Regenerative Community Power
Migrant Justice Edinburgh, the Sudanese Community in Edinburgh (in partnership with Edinburgh Science Foundation), and Porty Community Energy are equipping communities facing financial hardship with tools to organise, advocate, and build community wealth. Their work integrates climate action, education, and justice—demonstrating how local solutions can address global challenges.
Housing Justice and Rights
Living Rent Edinburgh and the Cables Wynd House Residents Group (with Making Rights Real) are empowering social housing tenants through advocacy, rights education, and collective organising. They tackle material poverty—housing quality, affordability, fuel poverty—while strengthening civic power and holding power to account.
Food, Land, and Climate Resilience
Lauriston Farm Collective, and Transition Edinburgh South & Edinburgh Community Food are reimagining local food and medicine systems. Through co-design, education, and distribution, and direct land access, they address material poverty while restoring ecosystems and influencing policy and shifting the way we approach public health.
Learning, accountability, and citywide impact
The RFF cohort is not just funded—it is held within a shared learning ecosystem. Through collective reflection, live monitoring and evaluation for action and improvement, and ongoing collaboration, organisations will track not only their individual impact but their combined effect across Edinburgh. This emphasis on “trickle-across” impact recognises that systems change is not linear. It emerges through relationships, shared insights, and the diffusion of new practices across sectors and communities.

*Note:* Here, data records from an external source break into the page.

+    gemv_ksplit_body<WT, LPR, CPL, NP, false>((int)blockIdx.x, Wv, xin, N, K, em, part_in, max_splits, bias, resid, a, 1u, nullptr, nullptr, 0u);
 }
 
 template <typename WT>
diff --git a/zig_gpt2_amd/csrc/proj_fc.hip b/zig_gpt2_amd/csrc/proj_fc.hip
--- /dev/null
+++ b/zig_gpt2_amd/csrc/proj_fc.hip
@@ -0,0 +1,77 @@
+#include "gemv_internal.h"
+
+namespace zg {
+
+namespace {
+
+struct ProjFcArgs {
+    const float* ln_g;
+    const float* c2;
+    const float* c3;
+    const int* cw;
+    const unsigned* ew;
+    unsigned long long* x_tag;
+    unsigned* fault;
+    unsigned spin_limit, launch_id;
+};
+
+constexpr int kLpr = 16, kCpl = 2, kProjRows = 2 * (64 / kLpr), kFcRows = 4 * (64 / kLpr);
+
+template <typename WT>
+__global__ __launch_bounds__(256) void proj_fc_kernel(const void* __restrict__ Wp, const float* __restrict__ part_in, const float* __restrict__ bias,
+                                                      const float* __restrict__ resid, const void* __restrict__ Wf, int E, unsigned em,
+                                                      int max_splits, unsigned ne, const GemvArgs a, const GemvArgs c, const ProjFcArgs f) {
+    const unsigned blk = blockIdx.x;
+    const unsigned G = ((unsigned)E + kProjRows - 1) / kProjRows, A0 = (G + 7u) & ~7u;
+    if (blk < G) {
+        gemv_ksplit_body<WT, kLpr, kCpl, 2, true>((int)blk, Wp, nullptr, E, E, em, part_in, max_splits, bias, resid, a, 2u, f.x_tag, f.ew,
+                                                  f.launch_id);
+        return;
+    }
+    if (blk < A0) return;
+    gemv_lnk_body<WT, kLpr, kCpl, 4, false, true>((int)(blk - A0), Wf, nullptr, ne, E, f.ln_g, f.c2, f.c3, f.cw, c, 0u, nullptr, f.ew, 0u, f.x_tag,
+                                                  f.launch_id, f.fault, f.spin_limit);
+}
+
+}
+
+bool proj_fc_ok(const GemvArgs& p, const GemvArgs& c) {
+    if (p.part == nullptr || p.resid == nullptr || p.y == nullptr) return false;
+    if (!gemv_use_ksplit(p) || p.prologue != PRO_ATTN_MERGE || p.epilogue != EPI_RESIDUAL || p.M != 1 || p.N != p.K || p.K / 32 > kLpr * kCpl) return false;
+    if (!gemv_use_lnk(c) || c.epilogue != EPI_GELU || c.M != 1 || c.K != p.N || c.x != p.y || c.y == nullptr || c.N > 0xffffff) return false;
+    return p.pl_in == nullptr && p.pl_out == nullptr && c.pl_in == nullptr && c.pl_out == nullptr && c.st_in == nullptr && p.st_out == nullptr &&
+           c.ctrl != nullptr;
+}
+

This cohort marks the beginning of a long-term, citywide commitment to building a more just, regenerative, and connected Edinburgh. The work of these 11 projects cannot happen in isolation. Its growth and sustainability will depend on the continued support, solidarity, and compassion of people, organisations, and institutions across the city and beyond. We hope others will follow their work closely, engage with openness and care, and become part of the wider movement for systems change that is taking root across Edinburgh—because ending poverty is not the responsibility of communities alone, but a shared collective endeavour.